Harvesting LinkedIn data for fun and profit - stremovsky
http://cloudinvent.com/blog/harvesting-linkedin-data-for-fun-profit/
======
zawerf
This is a pretty tame use of the 2012 Linkedin breach. The breach also
contained unsalted hashes which has mostly been cracked by now.

They all ended up in a huge collection (773 million records) containing
email/password pairs from many different sources:
[https://www.troyhunt.com/the-773-million-record-
collection-1...](https://www.troyhunt.com/the-773-million-record-
collection-1-data-reach/)

With so many password variations for a user, you can do credential stuffing to
crawl all the private accounts of an email to build a pretty complete profile
of the person (not just correlate some linkedin profile like in this post).
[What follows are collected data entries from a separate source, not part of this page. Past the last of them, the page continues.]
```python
def _f32(t):
    if t is None:
        return None
    if isinstance(t, torch.Tensor):
        t = t.detach().to("cpu", torch.float32).contiguous().numpy()
    return np.ascontiguousarray(t, dtype=np.float32)


def _ptr(a):
    return None if a is None else a.ctypes.data_as(ctypes.c_void_p)


_SIDE_STREAMS = {}
# ... 112 lines not shown
    def hed_head(self, feats, score_w, score_b, fusion_w, fusion_b, sigmoid=True):
        ws = [_f32(w).reshape(-1) for w in score_w]
        wp = (ctypes.c_void_p * 5)(*[w.ctypes.data for w in ws])
        out = ctypes.c_int()
        _hip.check(self.lib.gdt_net_hed_head(self.handle, (ctypes.c_int * 5)(*feats), wp,
                                             (ctypes.c_float * 5)(*[float(b) for b in score_b]),
                                             (ctypes.c_float * 5)(*[float(w) for w in fusion_w]), float(fusion_b),
                                             int(sigmoid), ctypes.byref(out)))
        return out.value

    def rcf_head(self, feats, stage_of, side_w, stage_b, fuse_w, fuse_b, sigmoid=True):
        if len(feats) != 13 or len(stage_of) != 13 or len(side_w) != 13 or len(stage_b) != 5 or len(fuse_w) != 5:
            raise ValueError("the RCF head takes 13 features (and stages / side vectors) and 5 stage biases / fusion weights")
        ws = [_f32(w).reshape(-1) for w in side_w]
        wp = (ctypes.c_void_p * 13)(*[w.ctypes.data for w in ws])
        out = ctypes.c_int()
        _hip.check(self.lib.gdt_net_rcf_head(self.handle, (ctypes.c_int * 13)(*feats), (ctypes.c_int * 13)(*stage_of), wp,
                                             (ctypes.c_float * 5)(*[float(b) for b in stage_b]),
                                             (ctypes.c_float * 5)(*[float(w) for w in fuse_w]), float(fuse_b), int(sigmoid), ctypes.byref(out)))
        return out.value

    def finalize(self):
        with torch.cuda.device(self.device):
            _hip.check(self.lib.gdt_net_finalize(self.handle))
        self._finalized = True
        return self

    @staticmethod
    def resized_size(h, w, scale):
        if scale is None:
            return h, w
        return int(math.floor(float(h * scale))), int(math.floor(float(w * scale)))

    _PLAN_KNOBS = ("GDT_CONV_XEXP", "GDT_XEXP_CHAIN", "GDT_CONV_BNECK", "GDT_CONV_HALO_X3", "GDT_CONV_HALO_X3_FORMS", "GDT_X3_NORM_FOLD")

    def _geometry(self, n, rh, rw):
        key = (n, rh, rw, getattr(self, "_group_factor", 1.0)) + tuple(os.environ.get(k) for k in self._PLAN_KNOBS)
        cache = self.__dict__.setdefault("_geo_cache", {})
        hit = cache.get(key)
        if hit is None:
            b = ctypes.c_size_t()
            _hip.check(self.lib.gdt_net_workspace_bytes(self.handle, n, rh, rw, ctypes.byref(b)))
            shapes = []
            dims, ndim = (ctypes.c_int * 4)(), ctypes.c_int()
            for slot in range(self.lib.gdt_net_num_outputs(self.handle)):
                _hip.check(self.lib.gdt_net_output_shape(self.handle, slot, n, rh, rw, dims, ctypes.byref(ndim)))
                shapes.append(tuple(dims[i] for i in range(ndim.value)))
            if len(cache) > 256:
                cache.clear()
            hit = (b.value, shapes)
            if self._finalized:
                cache[key] = hit
        return hit

    def output_shapes(self, n, rh, rw):
        return list(self._geometry(n, rh, rw)[1])

    PLAN_KEYS = ("conv_launches", "bottlenecks_fused", "conv3x3_expand", "chained_reduce", "shortcuts_folded", "norms_folded", "pools_fused", "direct_stem",
                 "transposed_fused", "stride2_shift", "dilated_convs", "dilated_special_forms")

    def plan_summary(self, n, rh, rw, resize=False):
        c = (ctypes.c_int * 12)()
        _hip.check(self.lib.gdt_net_plan_summary(self.handle, n, rh, rw, int(bool(resize)), c, 12))
        return dict(zip(self.PLAN_KEYS, list(c)))

    def head_launches(self, n, rh, rw):
        c = (ctypes.c_int * 14)()
# ... 477 lines not shown
```

Before: 6019 images/s.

I
am sure someone out there is already doing this for profit.

------
bwblabs
I use to (ab)use their Outlook Social Connector (OSC) from the now gone API
([https://outlook.linkedinlabs.com/osc/people/details](https://outlook.linkedinlabs.com/osc/people/details)),
they stopped it in 2015. I used it just to get names and profile images for
easy onboarding (like gravatar).

There was a LSC-Signature header that was a
sha1_hmac("POST%2Fosc%2Fpeople%2Fdetails$auth_token$unix_timestamp",
"aa15bd5f089eb93a5b2b4a0e11443cb78e44f34d"); which I reversed from the Social
Connector DLL, I never found it posted online, but others must have done the
same.

------
gumby
I don't see the problem with collecting public profiles. They are, you know,
public, and people entered their own data in the interest of propagating it.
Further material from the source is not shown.